> ASSIGNED TASK
Both the line containing "int *ready = a.counters, *applied" and the line containing "DAG_PROGRESS(kProgType, task.x);" belong to the span. Output exactly that span from the listing below, and nothing outside it.

Start of PROVIDED DATA

__global__ __launch_bounds__(256, kDagWorkgroupsPerCu) void k_factor_dag(DagArgs a) {
  __shared__ __attribute__((aligned(16))) double lds[2 * T64 * LQ + T64 + kLtdSize + kShInts / 2 + T64];
  double *D = lds, *X = lds + T64 * LQ, *inv = X + T64 * LQ, *LTd = inv + T64;
  int *sh = reinterpret_cast<int *>(LTd + kLtdSize);
  int *sh_rec = sh + kShRec;
  double *colx = LTd + kLtdSize + kShInts / 2;
  int *ready = a.counters, *applied = a.counters + a.n_tiles, *ticket = a.ticket;
  int *inflight = a.counters + 2 * a.n_tiles + kDagOffInflight;
  if ((int)blockIdx.x >= a.wg_limit) return;
  if (threadIdx.x == 0) __hip_atomic_fetch_add(a.started, 1, __ATOMIC_RELAXED, __HIP_MEMORY_SCOPE_AGENT);
  int *cu_flag = a.counters + 2 * a.n_tiles + kDagOffCuFlags;
  int cu_key = 0;
  {
    unsigned hw, xcc;
    asm volatile("s_getreg_b32 %0, hwreg(HW_REG_HW_ID)" : "=s"(hw));
    asm volatile("s_getreg_b32 %0, hwreg(HW_REG_XCC_ID)" : "=s"(xcc));
    cu_key = (int)(((xcc & 7u) << 8) | ((hw >> 8) & 0xffu));
  }
  int next = -1, prev_k = -1;
  bool next_met = false;
  bool fast_next = false;
  for (;;) {
    int tid = threadIdx.x;
    asm volatile("" : "+v"(tid));
    const int w = tid >> 6, lane = tid & 63;
    const int r0 = (w >> 1) * 32, c0 = (w & 1) * 32;
    const int li = lane & 15, lk = lane >> 4;
    const bool cont = next >= 0;
    if (!cont) {
      if (tid == 0) sh[kShTicket] = a.t_begin + atomicAdd(ticket, 1);
      __syncthreads();
      next = sh[kShTicket];
      __syncthreads();
    }
    const int t = __builtin_amdgcn_readfirstlane(next);
    const int pk = prev_k;
    const bool premet = cont && next_met;
    const bool fast = cont && fast_next;
    next = -1;
    prev_k = -1;
    next_met = false;
    fast_next = false;
    DAG_PROGRESS(kProgTicket, t);
    DAG_PROGRESS(kProgPhase, 1);
    if (t >= a.t_end) break;
    const DagRecV r = cont ? lds_rec(sh_rec) : load_rec(a.rec + (long)t * kDagRecInts);
    const int4 task = make_int4(r[kRecType], r[kRecY], r[kRecZ], r[kRecW]);
    DAG_PROGRESS(kProgType, task.x);
    if (a.trace && tid == 0) { a.trace[kDagTraceWords * (long)t + kTrDraw] = realtime(); a.trace[kDagTraceWords * (long)t + kTrWg] = blockIdx.x; }
    const int2 sub = make_int2(r[kRecSub], r[kRecLate]);
    if (w == 0) {
      int3 unmet;
      bool expired = false;
      const bool ok =
          premet || dag_wait(a.counters, a.waits, r[kRecWait0], sub.y, a.flag, lane, task.x != 2, &unmet, &expired);
      if (lane == 0) {
        if (!ok) dag_fault(a.flag, a.counters, a.n_tiles, ticket, 1, t, unmet, expired);
        sh[kShRun] = (cont || r[kRecMaxdep] < 0 || atomicCAS(a.claimed + t, 0, 1) == 0) ? 1 : 0;
      }
    }
    if (!fast) {
      __syncthreads();
      if (!sh[kShRun]) continue;
    }
    DAG_PROGRESS(kProgPhase, 2);
    if (a.trace && tid == 0) a.trace[kDagTraceWords * (long)t + kTrMet] = realtime();
    if (task.x != 2) __builtin_amdgcn_s_setprio(3);
    if (task.x == 0) {
      const int k = task.y;
      const int c = sub.x >= 0 ? r[kRecCont] : -1;
      const int apf_tile = sub.x >= 0 ? r[kRecContAkk] : -1;
      const bool apf = apf_tile >= 0;
      const double *apf_src = a.S + (long)max(apf_tile, 0) * (T64 * T64);
      bool ap_met = false;
      int c_rec = 0;
      int2 c_wait = make_int2(0, 0);
      dbl2 apv[16];
#pragma unroll
      for (int u = 0; u < 16; ++u) apv[u] = dbl2{0.0, 0.0};
      bool ap_ok = false;
      if (tid == 0)
        __hip_atomic_store(cu_flag + cu_key, 1, __ATOMIC_RELAXED, __HIP_MEMORY_SCOPE_AGENT);
      const int4 fit = make_int4(0, r[kRecQ0], r[kRecQ1], 0);
      const bool akk_in_d = cont && sh[kShAkkHalf0] && sh[kShAkkHalf0 + 1];
      const bool fold_in = task.z >= 0 && fit.z - fit.y == 1;
      if (fold_in) {
        const double *Akk = a.S + (long)task.w * (T64 * T64);
        if (cont && r[kRecFoldK0] == pk) {
          if (!akk_in_d) load_tile_wt(Akk, D, tid);
        } else load_two_tiles_wt(Akk, D, a.S + (long)r[kRecFoldTile0] * (T64 * T64), X, tid);
      } else if (task.z >= 0) {
        const int4 it = fit;
        dbl4 acc[4] = {{0, 0, 0, 0}, {0, 0, 0, 0}, {0, 0, 0, 0}, {0, 0, 0, 0}};
        double akk[16];
        {
          const double *Akk = a.S + (long)task.w * (T64 * T64);
#pragma unroll
          for (int q = 0; q < 4; ++q) {
            const int rb = r0 + (q >> 1) * 16, cb = c0 + (q & 1) * 16;
#pragma unroll
            for (int reg = 0; reg < 4; ++reg) akk[4 * q + reg] = ld_wt(Akk + (rb + lk + 4 * reg) * T64 + cb + li);
          }
        }
        for (int q = it.y; q < it.z; ++q) {
          if (cont && a.ks[q] == pk) {
            gemm64_nt(X, X, tid, acc);
            continue;
          }
          if (q > it.y) __syncthreads();
          load_tile_wt(a.S + (long)a.ks_tiles[q].x * (T64 * T64), D, tid);
          __syncthreads();
          gemm64_nt(D, D, tid, acc);
        }
        __syncthreads();
#pragma unroll
        for (int q = 0; q < 4; ++q) {
          const int rb = r0 + (q >> 1) * 16, cb = c0 + (q & 1) * 16;
#pragma unroll
          for (int reg = 0; reg < 4; ++reg) D[(rb + lk + 4 * reg) * LQ + cb + li] = akk[4 * q + reg] - acc[q][reg];
        }
      } else {
        load_tile_wt(a.S + (long)task.w * (T64 * T64), D, tid);
      }
      if (!fast) __syncthreads();
      if (a.trace && tid == 0) a.trace[kDagTraceWords * (long)t + kTrLoaded] = realtime();
      const double *pf_src = sub.x >= 0 ? a.S + (long)sub.x * (T64 * T64) : nullptr;
      const int pw0 = sub.y, pw1 = r[kRecWait1];
      const int2 pw_wait = (sub.x >= 0 && pw0 + lane < pw1) ? a.waits[pw0 + lane] : make_int2(0, 0);
      if (tid == 0 && !fast) {
        sh[kShFetchReq] = 0;
        sh[kShSolveStep0] = sh[kShSolveStep0 + 1] = sh[kShSolveStep0 + 2] = sh[kShSolveStep0 + 3] = 0;
        sh[kShTake] = 0;
      }
      bool third_done = false;
      int sdone = 0;
      const bool ok = blocked_potrf64_async(D, inv, LTd, sh + kShBad, sh + kShPipe0, tid, colx, [&](int p, int wv, int ln) {
        auto fetch_third = [&]() {
        auto poll = [&]() {
          if (!pf_src || pw1 - pw0 > 64) return false;
          const int q = pw0 + ln;
          const int got = q < pw1 ? ld_acquire_relaxed(a.counters + pw_wait.x) : 0;
          return __builtin_amdgcn_ballot_w64(q < pw1 && got < pw_wait.y) == 0;
        };
        int lnl = ln;
        asm volatile("" : "+v"(lnl));
        if (p == 0) {
          if (wv == 1 && poll() && ln == 0) *as_lds(sh + kShFetchReq) = -1;
          return;
        }
        if (third_done || lds_get(sh + kShThirds) >= 3) return;
        const int req = lds_get(sh + kShFetchReq);
        bool take = req != 0 && req < p;
        if (req == 0) {
          if (p < 3) {
            if (wv == 1 && poll() && ln == 0) *as_lds(sh + kShFetchReq) = p;
          } else {
            if (!pf_src || pw1 - pw0 > 64) {
              take = false;
            } else if (wv == 1) {
              take = poll();
              lds_set(sh + kShTake, take ? 1 : 2);
            } else {
              lds_wait(sh + kShTake, 1);
              take = lds_get(sh + kShTake) == 1;
            }
          }
        }
        if (take) {
          const int e0 = (wv - 1) * 683, e1 = min(wv * 683, 2048);
          const double *p11[11];
          dbl2 v[11];
#pragma unroll
          for (int u = 0; u < 11; ++u) p11[u] = pf_src + 2 * min(e0 + u * 64 + lnl, e1 - 1);
          ld_wt16x11(p11, v);
#pragma unroll
          for (int u = 0; u < 11; ++u) {
            const int e = e0 + u * 64 + ln, r = e >> 5, c2 = (e & 31) * 2;
            if (e < e1) *reinterpret_cast<dbl2 *>(X + r * LQ + c2) = v[u];
          }
          third_done = true;
          lds_add(sh + kShThirds, ln);
        }
        };
        int c_got = 0;
        bool c_mine = false;
        if (p == 3 && c >= 0 && wv >= 2 && r[kRecContLate] - r[kRecContWait0] <= 64) {
          const int q = r[kRecContWait0] + ln;
          c_mine = q < r[kRecContLate] && c_wait.x != sub.x;
          if (c_mine) c_got = ld_acquire_relaxed(a.counters + c_wait.x);
        }
        fetch_third();
        if (c >= 0 && wv >= 2) {
          const int cw0 = r[kRecContWait0], cw1 = r[kRecContLate];
          if (p == 1 && wv == 3 && ln < kDagRecInts) c_rec = a.rec[(long)c * kDagRecInts + ln];
          if (p == 2) {
            if (wv == 3 && ln < kDagRecInts) sh_rec[ln] = c_rec;
            const int q = cw0 + ln;
            if (q < cw1) c_wait = a.waits[q];
          }
          if (p == 3) {
            const bool met = cw1 - cw0 <= 64 && __builtin_amdgcn_ballot_w64(c_mine && c_got < c_wait.y) == 0;
            if (ln == 0) sh[kShContMet0 + wv - 2] = met ? 1 : 0;
            ap_met = met && apf;
          }
        }
        if (p == 3 && third_done && sdone < 3) lds_wait(sh + kShThirds, 3);
        if (kPipeFrom <= 3 && pf_src && p >= kPipeFrom && sdone < p && lds_get(sh + kShThirds) >= 3) {
          __builtin_amdgcn_fence(__ATOMIC_ACQUIRE, "workgroup");
          for (int st = sdone; st < p; ++st) {
            trsm_step(X, D, LTd, wv - 1, st, ln);
            if (wv == kPipeW2) trsm_step(X, D, LTd, 3, st, ln);
          }
          sdone = p;
          if (ln == 0) {
            sh[kShSolveStep0 + wv - 1] = sdone;
            if (wv == kPipeW2) sh[kShSolveStep0 + 3] = sdone;
          }
        }
      }, X, fold_in, sh + kShFoldCnt);
      const bool keep_flag = sub.x >= 0 && sh[kShThirds] >= 3;
      if (tid == 0 && !keep_flag)
        __hip_atomic_store(cu_flag + cu_key, 0, __ATOMIC_RELAXED, __HIP_MEMORY_SCOPE_AGENT);
      if (a.trace && tid == 0) a.trace[kDagTraceWords * (long)t + kTrFactored] = realtime();
      if (!ok && tid == 0) {
        int first = 0;
        while (first < T64 && D[first * LQ + first] > 0.0) ++first;
        atomicCAS(a.flag, 0, 1 + k * T64 + first);
      }
      double *ltd_g = a.ltd + (long)k * kLtdSize;
      store_tile_wt(a.Ld + (long)k * T64 * T64, D, tid, true);
      for (int e = tid; e < kLtdSize / 2; e += 256)
        st_wt16(ltd_g + 2 * e, *reinterpret_cast<const dbl2 *>(LTd + 2 * e));
      dag_release(tid);
      if (tid == 0) __hip_atomic_fetch_add(ready + task.w, 1, __ATOMIC_RELAXED, __HIP_MEMORY_SCOPE_AGENT);
      if (a.trace && tid == 0) a.trace[kDagTraceWords * (long)t + kTrPublished] = realtime();
      if (sub.x >= 0) {
        const bool pref = sh[kShThirds] >= 3;
        if (!pref) {
          if (w == 0) {
            int3 unmet;
            bool expired = false;
            const bool ok2 = dag_wait(a.counters, a.waits, sub.y, r[kRecWait1], a.flag, lane, true, &unmet, &expired);
            if (!ok2 && lane == 0) dag_fault(a.flag, a.counters, a.n_tiles, ticket, 3, t, unmet, expired);
          }
          __syncthreads();
        }
        double *Ct = a.S + (long)sub.x * (T64 * T64);
        int tk_seen = 0, infl_old = 0, started_seen = 0;
        if (c >= 0 && tid == 0) {
          tk_seen = ld_acquire_relaxed(ticket);
          started_seen = ld_acquire_relaxed(a.started);
          infl_old = atomicAdd(inflight, 1);
        }
        if (!pref) load_tile_wt(Ct, X, tid);
        if (ap_met) {
          int t2 = tid - 128;
          asm volatile("" : "+v"(t2));
          ld_wt16x16_issue(apf_src, t2, apv);
          ap_ok = true;
        }
        __syncthreads();
        DAG_SUBSTAMP(kTrSolveTop);
        const int s0 = pref ? sh[kShSolveStep0 + w] : 0;
        for (int st = s0; st < 2; ++st) trsm_step(X, D, LTd, w, st, lane);
        const bool want = c >= 0 && tid == 0 && a.t_begin + tk_seen > r[kRecContMaxdep] && infl_old < started_seen / 2;
#ifdef ARSLAM_DAG_SUBSTAMPS
        if (a.trace && tid == 0) asm volatile("" ::"v"(tk_seen), "v"(started_seen), "v"(infl_old));
#endif
        DAG_SUBSTAMP(kTrWantKnown);
        int cas_old = 1;
        if (want) cas_old = atomicCAS(a.claimed + c, 0, 1);
        for (int st = max(s0, 2); st < 4; ++st) trsm_step(X, D, LTd, w, st, lane);
        store_elems_wt<64, 512>(Ct, X, 512 * w, lane, false);
        if (keep_flag && tid == 0)
          __hip_atomic_store(cu_flag + cu_key, 0, __ATOMIC_RELAXED, __HIP_MEMORY_SCOPE_AGENT);
        __syncthreads();
        DAG_SUBSTAMP(kTrSolved);
        if (w >= 2) {
          if (ap_ok) {
            ld_wt16x16_wait(apv);
            const int t2 = tid - 128;
#pragma unroll
            for (int u = 0; u < 16; ++u) {
              const int e = u * 128 + t2, row = e >> 5, c2 = (e & 31) * 2;
              *reinterpret_cast<dbl2 *>(D + row * LQ + c2) = apv[u];
            }
          }
          if (lane == 0) sh[kShAkkHalf0 + w - 2] = ap_ok ? 1 : 0;
        }
        if (tid == 0) {
          const int claim = want && cas_old == 0 ? c : -1;
          if (c >= 0 && claim < 0) atomicSub(inflight, 1);
          sh[kShClaim] = claim;
        }
        asm volatile("s_waitcnt vmcnt(0)" ::: "memory");
        __syncthreads();
        DAG_SUBSTAMP(kTrAcked);
        if (tid == 0) __hip_atomic_fetch_add(ready + sub.x, 1, __ATOMIC_RELAXED, __HIP_MEMORY_SCOPE_AGENT);
        if (a.trace && tid == 0) {
          a.trace[kDagTraceWords * (long)t + kTrSubPublished] = realtime();
          const unsigned long long fl = (premet ? 1 : 0) | (akk_in_d ? 2 : 0) | (pref ? 4 : 0) |
                                        (sh[kShContMet0] && sh[kShContMet0 + 1] ? 8 : 0) | (sh[kShClaim] >= 0 ? 16 : 0);
          a.trace[kDagTraceWords * (long)t + kTrWg] = blockIdx.x | (fl << 32);
        }
        __syncthreads();
        next = sh[kShClaim];
        next_met = next >= 0 && sh[kShContMet0] && sh[kShContMet0 + 1];
        if (next >= 0) prev_k = k;
      } else if (r[kRecInv] > 0) {
        blocked_trinv64(D, LTd, X, tid);
        __syncthreads();
        double *Xg = a.Ld + ((long)a.T + k) * T64 * T64;
#pragma unroll
        for (int m = 0; m < 16; ++m) {
          const int e = m * 256 + tid, row = e >> 6, col = e & 63;
          Xg[e] = (row >= col) ? X[col * LQ + row] : 0.0;
        }
      }
    } else if (task.x == 3) {
      const int k = task.y;
      load_tiles_ltd_wt(a.Ld + (long)k * T64 * T64, D, nullptr, nullptr, a.ltd + (long)k * kLtdSize, LTd, tid);
      __syncthreads();
      blocked_trinv64(D, LTd, X, tid);
      __syncthreads();
      double *Xg = a.Ld + ((long)a.T + k) * T64 * T64;
#pragma unroll 4
      for (int m = 0; m < 16; ++m) {
        const int e = m * 256 + tid, r = e >> 6, c = e & 63;
        Xg[e] = (r >= c) ? X[c * LQ + r] : 0.0;
      }
    } else if (task.x == 1) {
      const int k = task.z;
      double *Ct = a.S + (long)task.w * (T64 * T64);
      load_tiles_ltd_wt(Ct, X, a.Ld + (long)k * T64 * T64, D, a.ltd + (long)k * kLtdSize, LTd, tid);
      __syncthreads();
      if (a.trace && tid == 0) a.trace[kDagTraceWords * (long)t + kTrLoaded] = realtime();
      blocked_trsm64(X, D, inv, LTd, tid);
      if (a.trace && tid == 0) a.trace[kDagTraceWords * (long)t + kTrFactored] = realtime();
      store_tile_wt(Ct, X, tid, false);
      dag_release(tid);
      if (tid == 0) __hip_atomic_fetch_add(ready + task.w, 1, __ATOMIC_RELAXED, __HIP_MEMORY_SCOPE_AGENT);
    } else {
      const int4 it = make_int4(0, r[kRecQ0], r[kRecQ1], r[kRecSid]);
      const int ti = r[kRecTi], tj = r[kRecTj], sid = it.w;
      dbl4 acc[4] = {{0, 0, 0, 0}, {0, 0, 0, 0}, {0, 0, 0, 0}, {0, 0, 0, 0}};
      double *C = a.S + (long)task.w * (T64 * T64);
      double cv[16];
      bool c_pre = false;
      if (task.z == 0 && task.w >= a.first_store) {
#pragma unroll
        for (int u = 0; u < 16; ++u) cv[u] = 0.0;
        c_pre = true;
      }
      for (int q = it.y; q < it.z; ++q) {
        const int2 kt = q == it.y ? make_int2(r[kRecTile0I], r[kRecTile0J]) : a.ks_tiles[q];
        if (q > it.y) __syncthreads();
        {
          if (tid == 0) {
            for (int spin = 0; spin < 256 &&
                               __hip_atomic_load(cu_flag + cu_key, __ATOMIC_RELAXED, __HIP_MEMORY_SCOPE_AGENT);
                 ++spin)
              __builtin_amdgcn_s_sleep(8);
          }
          __syncthreads();
        }
        if (q == it.y && sid < 0 && tid == 0)
          sh[kShLast] = (task.z == 0 || ld_acquire_relaxed(applied + task.w) >= task.z) ? 1 : 0;
        if (ti != tj)
          load_two_tiles_wt(a.S + (long)kt.x * (T64 * T64), D, a.S + (long)kt.y * (T64 * T64), X, tid);
        else
          load_tile_wt(a.S + (long)kt.x * (T64 * T64), D, tid);
        __syncthreads();
        const bool c_issue = q == it.z - 1 && sid < 0 && sh[kShLast] && !c_pre;
        if (c_issue) {
#pragma unroll
          for (int u = 0; u < 4; ++u) {
            const int rb = r0 + (u >> 1) * 16, cb = c0 + (u & 1) * 16;
#pragma unroll
            for (int reg = 0; reg < 4; ++reg) cv[4 * u + reg] = ld_wt(C + (rb + lk + 4 * reg) * T64 + cb + li);
          }
          c_pre = true;
        }
        gemm64_nt(D, ti != tj ? X : D, tid, acc);
      }
      bool apply = true;
      if (sid >= 0) {
        const int2 sp = make_int2(r[kRecSplitN], r[kRecSplitP]);
        double *mine = a.part + (long)(sp.y + (sid & 255)) * 4096;
#pragma unroll
        for (int q = 0; q < 4; ++q)
#pragma unroll
          for (int reg = 0; reg < 4; ++reg) st_wt(mine + (4 * q + reg) * 256 + tid, acc[q][reg]);
        dag_release(tid);
        if (tid == 0) {
          const int old = __hip_atomic_fetch_add(a.split_cnt + (sid >> 8), 1, __ATOMIC_RELAXED,
                                                 __HIP_MEMORY_SCOPE_AGENT);
          sh[kShLast] = old == sp.x - 1;
        }
        __syncthreads();
        apply = sh[kShLast] != 0;
        if (apply) {
#pragma unroll
          for (int q = 0; q < 4; ++q) acc[q] = dbl4{0, 0, 0, 0};
          for (int c = 0; c < sp.x; ++c) {
            const double *pc = a.part + (long)(sp.y + c) * 4096;
            double v[16];
            const double *p8[16];
#pragma unroll
            for (int u = 0; u < 16; ++u) p8[u] = pc + u * 256 + tid;
            ld_wt8x8(p8, v);
            ld_wt8x8(p8 + 8, v + 8);
#pragma unroll
            for (int q = 0; q < 4; ++q)
#pragma unroll
              for (int reg = 0; reg < 4; ++reg) acc[q][reg] += v[4 * q + reg];
          }
        }
      }
      DAG_PROGRESS(kProgPhase, 3);
      if (apply && !c_pre) {
        if (tid == 0) {
          long spins = 0;
          int seen;
          WaitTimer tm;
          while ((seen = ld_acquire_relaxed(applied + task.w)) < task.z) {
            __builtin_amdgcn_s_sleep(kPollSleep);
            const bool exp = tm.expired(++spins);
            if (exp || (((spins & 255) == 0) && ld_acquire_relaxed(a.flag) < 0)) {
              dag_fault(a.flag, a.counters, a.n_tiles, ticket, 2, t, make_int3(a.n_tiles + task.w, seen, task.z), exp);
              break;
            }
          }
        }
        __syncthreads();
#pragma unroll
        for (int q = 0; q < 4; ++q) {
          const int rb = r0 + (q >> 1) * 16, cb = c0 + (q & 1) * 16;
#pragma unroll
          for (int reg = 0; reg < 4; ++reg) cv[4 * q + reg] = ld_wt(C + (rb + lk + 4 * reg) * T64 + cb + li);
        }
      }
      if (apply) {
#pragma unroll
        for (int q = 0; q < 4; ++q) {
          const int rb = r0 + (q >> 1) * 16, cb = c0 + (q & 1) * 16;
#pragma unroll
          for (int reg = 0; reg < 4; ++reg)
            st_wt(C + (rb + lk + 4 * reg) * T64 + cb + li, cv[4 * q + reg] - acc[q][reg]);
        }
        dag_release(tid);
        if (tid == 0) __hip_atomic_fetch_add(applied + task.w, 1, __ATOMIC_RELAXED, __HIP_MEMORY_SCOPE_AGENT);
      }
    }
    DAG_PROGRESS(kProgPhase, 4);
    if (cont && tid == 0) atomicSub(inflight, 1);
    __builtin_amdgcn_s_setprio(0);
    if (a.trace && tid == 0) a.trace[kDagTraceWords * (long)t + kTrEnd] = realtime();
  }
  {
    const int tid = threadIdx.x;
    DAG_PROGRESS(kProgPhase, 9);
  }
}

End of PROVIDED DATA

> RESULT OF THE EXERCISE
  int *ready = a.counters, *applied = a.counters + a.n_tiles, *ticket = a.ticket;
  int *inflight = a.counters + 2 * a.n_tiles + kDagOffInflight;
  if ((int)blockIdx.x >= a.wg_limit) return;
  if (threadIdx.x == 0) __hip_atomic_fetch_add(a.started, 1, __ATOMIC_RELAXED, __HIP_MEMORY_SCOPE_AGENT);
  int *cu_flag = a.counters + 2 * a.n_tiles + kDagOffCuFlags;
  int cu_key = 0;
  {
    unsigned hw, xcc;
    asm volatile("s_getreg_b32 %0, hwreg(HW_REG_HW_ID)" : "=s"(hw));
    asm volatile("s_getreg_b32 %0, hwreg(HW_REG_XCC_ID)" : "=s"(xcc));
    cu_key = (int)(((xcc & 7u) << 8) | ((hw >> 8) & 0xffu));
  }
  int next = -1, prev_k = -1;
  bool next_met = false;
  bool fast_next = false;
  for (;;) {
    int tid = threadIdx.x;
    asm volatile("" : "+v"(tid));
    const int w = tid >> 6, lane = tid & 63;
    const int r0 = (w >> 1) * 32, c0 = (w & 1) * 32;
    const int li = lane & 15, lk = lane >> 4;
    const bool cont = next >= 0;
    if (!cont) {
      if (tid == 0) sh[kShTicket] = a.t_begin + atomicAdd(ticket, 1);
      __syncthreads();
      next = sh[kShTicket];
      __syncthreads();
    }
    const int t = __builtin_amdgcn_readfirstlane(next);
    const int pk = prev_k;
    const bool premet = cont && next_met;
    const bool fast = cont && fast_next;
    next = -1;
    prev_k = -1;
    next_met = false;
    fast_next = false;
    DAG_PROGRESS(kProgTicket, t);
    DAG_PROGRESS(kProgPhase, 1);
    if (t >= a.t_end) break;
    const DagRecV r = cont ? lds_rec(sh_rec) : load_rec(a.rec + (long)t * kDagRecInts);
    const int4 task = make_int4(r[kRecType], r[kRecY], r[kRecZ], r[kRecW]);
    DAG_PROGRESS(kProgType, task.x);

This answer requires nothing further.